• Is 2:1-5
• Ps 122: 1-2, 3-4, 4-5, 6-7, 8-9
• Rom 13:11-14
• Mt 24:37-44
Advent is apocalyptic.
Perhaps you’ve never thought of it in that way. But today’s readings are revealing. I say “revealing” because the word “apocalypse”, from the Greek word apokalupsis, means “to reveal” or “to unveil”. Unfortunately, it has become primarily associated with destruction and violence. But even that understanding is somewhat accurate, even if it only hits part of the target.
Today’s Gospel reading, from Matthew 24, is one of three “little apocalypses”, the other two being found in Mark 13 and Luke 21. These discourses by Jesus about coming events are complex and difficult, in part because they use methods of Old Testament prophecy in speaking of the future, in part because they refer to both the destruction of the Temple (A.D. 70) and the return of Christ at the end of time.
One reason for this is that the destruction of the Temple by the Romans was, in a very real sense, the end of the world for devout Jews since the Temple embodied God’s covenant with the Jewish people and was considered the dwelling place of God’s glory. Jesus himself is the new Temple (Rev. 21:22), the fulfillment of everything the Jerusalem Temple pointed toward, most importantly, the radical, transforming, and eternal communion of God with man.
Speaking to his disciples on the cusp of his Passion, Jesus exhorts them, “Therefore, stay awake!” There are words worth repeating to ourselves throughout the seasons of Advent. Wake up! Rouse yourself! Be alert! Why? Because the King is arriving. The adventus—the “arrival” or “coming” of the Lord—is fast approaching. “So, too”, Jesus told the disciples, “you also must be prepared, for at an hour you do not expect, the Son of Man will come.”
A big problem, as Monsignor Ronald Knox pointed out, is simply this: “We want Our Lord to come, but not just yet.” Like Augustine, we find ourselves torn between wanting to fully commit ourselves to Christ while also holding on to those things that keep us from him: “Give me chastity and continence, but not yet.”
Advent is a challenge against comfort, a call to stay awake, an invitation to confession.
“The drama of Advent,” wrote Knox, “is that when we see everything going wrong with the world, we are tempted to be indifferent about it all.” This drama is also a paradox. Non-Christians (and, alas, many Christians) think that such a focus on eternity keeps us from being committed to doing good in this world. But the Apostle Paul would have none of that false notion. He warned the Christians in Rome that they must awake from sleep and “throw off the works of darkness” so they could “put on the armor of light” and conduct themselves properly.

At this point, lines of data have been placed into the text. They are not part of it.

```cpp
template <typename T> struct Arena {
    T* base = nullptr;
    size_t cap = SIZE_MAX, used = 0;
    bool ok = true;
    T* take(size_t n) { T* p = base ? base + used : nullptr; used += n; ok = ok && used <= cap; return p; }
    void align(size_t k) { take((k - used % k) % k); }
    template <typename F> void part(T* buf, size_t n, F&& carve) { Arena a{buf, n}; carve(a); ok = ok && a.ok; }
};
template <typename T> Arena<T> arena_of(void* ws, int64_t ws_bytes) { return Arena<T>{(T*)ws, (size_t)std::max<int64_t>(ws_bytes, 0) / sizeof(T)}; }
template <typename F> size_t measure(F&& layout) { Arena<double> a; layout(a); return a.used; }

struct PassSize { size_t fixed, per_group; };
inline int64_t groups_per_pass(int64_t B, int64_t esz, const PassSize& z, int64_t budget) {
    const int64_t groups = std::min<int64_t>((std::max<int64_t>(B, 1) + ds::PV - 1) / ds::PV, 64);
    return std::max<int64_t>(1, std::min<int64_t>(groups, budget / ((int64_t)z.per_group * esz)));
}
// ... 7 lines not shown
    size_t G, MEAN, ZB, H2, Q, MOUT, MINV, DETS, TR;
    size_t PARTM = 0;
    size_t XL = 0;
    size_t YO = 0;
    size_t mout_off[2], minv_off[2], dets_off[2], tr_off[2];
    size_t per_walker;
};

}
}

struct ds_system {
    ds_system_desc d;
    int dtype;
    ds::SysDev<double> sd;
    ds::SysDev<float> sf;
    void* blob64 = nullptr;
    void* blob32 = nullptr;
    std::vector<ds_param_block> blocks;
    int64_t nparams = 0;
    ds::host::WsLayout ws;
    ds::host::WsLayout wsv;
    std::vector<int> i_wloc, i_wsh, i_b, i_w2, i_b2, i_worb, i_wsh_orb, i_borb, i_pi, i_sg;
    bool use_last = false;
    int32_t ref_single[DS_MAX_LAYERS] = {0}, ref_double[DS_MAX_LAYERS] = {0};
    bool res1[DS_MAX_LAYERS] = {false}, res2[DS_MAX_LAYERS] = {false};
    bool no_lu_wave = false;
    int val_nb = 0;
    bool det_valu = false;
    int64_t chunk_cap = 4096;
    bool use_g4 = true;
    bool use_pair_expand = true;
    bool use_pair_recompute = true;
    bool use_pm_skip = true;
    bool use_lr = true;
    void* lr_w0t = nullptr;
    int64_t val_i8_min_tiles = 512;
    bool use_i8_val = true;
    bool use_pair_fuse = true;
    bool use_ldsb = true;
    bool use_i8 = false;
    void* i8_wp = nullptr;
    uint64_t call_seq = 0;
    uint64_t i8_prepped[DS_MAX_LAYERS];
    int n_cu = 256;
    bool use_wide = true;
    bool wide_all = false;
    int dbg = 0;
    bool prof_on = false;
    int prof_only = -1;
    std::vector<std::pair<hipEvent_t, hipEvent_t>> prof_ev[DS_PROF_KINDS];
    std::vector<hipEvent_t> prof_pool;
    unsigned long long* clk_dev = nullptr;
    bool prof_failed = false;
};

namespace ds {
namespace host {

struct ProfScope {
    ds_system* s; int kind; hipStream_t st; hipEvent_t e0 = nullptr, e1 = nullptr;
    static hipEvent_t get(ds_system* s) {
        if (!s->prof_pool.empty()) { hipEvent_t e = s->prof_pool.back(); s->prof_pool.pop_back(); return e; }
        hipEvent_t e = nullptr;
        if (hipEventCreate(&e) != hipSuccess) { s->prof_failed = true; return nullptr; }
        return e;
// ... 165 lines not shown
```

### deepsolid_amd/csrc/ds_kernels.h

```cpp
#pragma once
#include "ds_device.h"

namespace ds {

#define DS_MAXL 8

template <typename T> struct SysDev {
    int N, n_up, n_dn, A, L, K, nch;
    int D, P, NP;
    int n_layers, n_double;
    int h1[DS_MAXL + 1];
    int h2[DS_MAXL + 1];
    int ldk;
    int full_det, env_type, bias_orb;
    int dist_type, nf;
    int norb[2];
    int n_detch;
    int det_n[2];
    int mat_ch[2], row_off[2];
    int nparam[2];
    int nparam_max;
    int ocols[2];
    const T *prim_a, *prim_ainv, *sim_a, *sim_ainv, *prim_AV, *prim_BV, *sim_AV, *sim_BV, *atoms;
    const T* klist[2];
// ... 156 lines not shown
        T v = 0;
        for (int j = j0; j < j0 + ns; ++j) v += hs[kc * N + j];
        sums[idx] = v / T(ns);
    }
    __syncthreads();
    T* Ge = G + ((size_t)(w * N + e) * ldg + row0 + k0) * P;
    typedef T vec4 __attribute__((ext_vector_type(4)));
    const int QP = P / 4;
    for (int idx = tid; idx < S.nch * Kc * QP; idx += nt) {
        const int row = idx / QP, sq = idx - row * QP, k = row % Kc, s = row / Kc;
        const int j0 = s == 0 ? 0 : S.n_up, ns = s == 0 ? S.n_up : S.n_dn;
        if (skip) {
            const int t = sq >> 2, lo = (2 + 3 * j0) >> 4, hi = (4 + 3 * (j0 + ns - 1)) >> 4;
            if (!(t == 0 || t == ((2 + 3 * e) >> 4) || t == ((4 + 3 * e) >> 4) || (t >= lo && t <= hi))) continue;
        }
        const T inv = T(1) / T(ns);
        const T* sm = sums + (s * Kc + k) * 5;
        vec4 v;
#pragma unroll
        for (int u = 0; u < 4; ++u) {
            const int slot = 4 * sq + u;
            T x = 0;
            if (slot == 0) x = sm[0];
            else if (slot == 1) x = sm[4];
            else if (slot < S.D) {
                const int j = (slot - 2) / 3, c = (slot - 2) - 3 * j;
                if (j == e) x = -sm[1 + c];
                else if (j >= j0 && j < j0 + ns) x = hs[(k * 5 + 1 + c) * N + j] * inv;
            }
            v[u] = x;
        }
        *reinterpret_cast<vec4*>(Ge + ((size_t)s * K2 + k) * P + 4 * sq) = v;
    }
}

template <typename T>
__global__ void __launch_bounds__(256) k_layer_res_add(const T* __restrict__ Xin, size_t x_ws, size_t x_ts, T* __restrict__ Gout, size_t g_ws,
                                                       size_t g_ts, int n_res, int Nout, int P) {
    const T* xi = Xin + (size_t)blockIdx.y * x_ws + (size_t)blockIdx.x * x_ts;
    T* go = Gout + (size_t)blockIdx.y * g_ws + (size_t)blockIdx.x * g_ts;
    const T rs2 = T(0.70710678118654752440);
    for (int idx = threadIdx.x; idx < Nout * P; idx += blockDim.x) {
        const T r = idx < n_res * P ? xi[idx] : T(0);
        go[idx] = (r + go[idx]) * rs2;
    }
}

template <typename T>
__global__ void __launch_bounds__(256) k_pair_res_add(const T* __restrict__ Hin, int Kin, T* __restrict__ Hout, int Kout, int n_res, int NP) {
    const size_t idx = (size_t)blockIdx.x * blockDim.x + threadIdx.x;
    if (idx >= (size_t)Kout * 5 * NP) return;
    const T* hi = Hin + (size_t)blockIdx.y * Kin * 5 * NP;
    T* ho = Hout + (size_t)blockIdx.y * Kout * 5 * NP;
    const T r = idx < (size_t)n_res * 5 * NP ? hi[idx] : T(0);
    ho[idx] = (r + ho[idx]) * T(0.70710678118654752440);
}

constexpr int PM_SLOTS = 3;
template <typename T>
__device__ __forceinline__ void pair_tanh_jet(T z0, T z1, T z2, T z3, T z4, T (&o)[5]) {
    const T y = ds_tanh(z0), d1 = 1 - y * y, d2 = -2 * y * d1;
    o[0] = y; o[1] = d1 * z1; o[2] = d1 * z2; o[3] = d1 * z3;
    o[4] = d1 * z4 + d2 * 2 * (z1 * z1 + z2 * z2 + z3 * z3);
}
__device__ __forceinline__ double as_loaded(double x) { asm("" : "+v"(x)); return x; }
template <typename T, int NT2, bool RES, bool VAL>
// ... 1198 lines not shown
```

### deepsolid_amd/device.py

```python
import ctypes as C
import re
from typing import NamedTuple

import numpy as np
import torch

from . import _lib
from .params import ParamMap

_DTYPES = {torch.float64: 0, torch.float32: 1}


def _pd(a):
    return a.ctypes.data_as(C.POINTER(C.c_double))


def _ptr(t):
    return C.c_void_p(t.data_ptr()) if t is not None else C.c_void_p(0)


def _stream():
    return C.c_void_p(torch.cuda.current_stream().cuda_stream)


# ... 786 lines not shown
            if rc != 0 and attempt == 0:
                m = re.search(r'pair capacity exceeded: the walkers have (\d+) pairs', self.lib.ds_last_error().decode())
                if m:
                    cap = int(m.group(1))
                    continue
            _lib.check(rc, 'ds_ecp_energy')
            break
        return dict(e_loc=energy[:, 0], e_nl=torch.complex(energy[:, 1], energy[:, 2]), pairs=pairs if want_pairs else None,
                    rotations=rot, pair_capacity=cap,
                    ratios=torch.view_as_complex(ratios)[:int(pairs.sum()) * ecp.n_quad] if want_ratios else None)

    def energy_stats(self, ke, ew):
        out = torch.empty(8, dtype=torch.float64, device=self.device)
        _lib.check(self.lib.ds_energy_stats(self.handle, _ptr(ke), _ptr(ew), ke.shape[0], _ptr(out), _stream()), 'ds_energy_stats')
        return out

    def profile(self, on=True, only=None):
        mode = 0 if not on else (1 if only is None else 2 + _lib.PROF_KINDS.index(only))
        _lib.check(self.lib.ds_profile_enable(self.handle, mode), 'ds_profile_enable')

    def profile_read(self):
        n = len(_lib.PROF_KINDS)
        ms = (C.c_double * n)()
        cnt = (C.c_int64 * n)()
        _lib.check(self.lib.ds_profile_read(self.handle, ms, cnt), 'ds_profile_read')
        return {k: (float(ms[i]), int(cnt[i])) for i, k in enumerate(_lib.PROF_KINDS)}

    def int8_layers(self):
        return int(self.lib.ds_int8_layers(self.handle))

    def pair_recompute_layers(self, dump=False):
        return int(self.lib.ds_pair_recompute_layers(self.handle, 1 if dump else 0))

    def profile_clock(self):
        cyc, ticks = C.c_double(0), C.c_double(0)
        _lib.check(self.lib.ds_profile_read_clock(self.handle, C.byref(cyc), C.byref(ticks)), 'ds_profile_read_clock')
        return cyc.value, ticks.value, (cyc.value / ticks.value * 0.1 if ticks.value > 0 else None)

    def debug_stage(self, params, x, stage, n_elems):
        x = self._check_x(x)
        p = self.pack_params(params)
        ws = self.workspace(x.shape[0])
        out = torch.zeros(int(n_elems), dtype=self.dtype, device=self.device)
        n = self.lib.ds_debug_stage(self.handle, _ptr(p), _ptr(x), x.shape[0], stage.encode(), _ptr(out), out.numel(),
                                    _ptr(ws), ws.numel(), _stream())
        if n < 0:
            raise RuntimeError(f'ds_debug_stage({stage}): {self.lib.ds_last_error().decode()}')
        return out[:n]


def observable_sums(recvec, x, q_int, pol_direction):
    _require_gpu()
    if not x.is_cuda:
        raise RuntimeError('observable_sums: walkers must live on the ROCm device (no CPU path)')
    if x.dtype not in _DTYPES:
        raise TypeError(f'observable_sums: walkers must be float64 or float32, got {x.dtype}')
    if x.dim() != 2 or x.shape[1] % 3:
        raise ValueError(f'observable_sums: walkers must have shape (B, 3N), got {tuple(x.shape)}')
    if x.shape[0] < 1:
        raise ValueError('observable_sums: empty walker batch (the observables are batch means)')
    lib = _lib.load()
    x = x.contiguous()
    rv = np.ascontiguousarray(np.asarray(recvec, dtype=np.float64).reshape(3, 3))
    q = np.ascontiguousarray(np.asarray(q_int, dtype=np.int32).reshape(-1, 3))
    B, n_q = x.shape[0], q.shape[0]
    need = lib.ds_observables_workspace_bytes(B, n_q)
# ... 228 lines not shown
```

Holiness does not grow when heaven is forgotten; on the contrary, holiness on earth is the fruit of heaven growing within us. Such growth cannot and does not take place without destruction and violence: the dissolution of darkness and the death of sin.
Let’s go even further back, to the prophet Isaiah, who wrote of a coming time when all nations would stream toward the house of the Lord. Isaiah recorded a promise of salvation and a warning of judgment. This great work of salvation, however, requires humility and repentance. Walking in the light of the Lord only happens when we accept both his judgment and his mercy, acknowledging our desperate need and his gracious gift.
“Advent is the end of the Old Covenant,” explained Fr. Hans Urs von Balthasar, “which genuinely looked for God’s coming.” The advent of the New Covenant took place two thousand years ago. But God’s coming also takes place at every moment, which is why Paul wrote of the nearness of salvation while warning against the darkness of sinful pursuits. And it will be completed at the final advent, the Second Coming, which is why Jesus exhorted the disciples to be prepared at every hour for the hour—the hour of revealing, of apocalypse.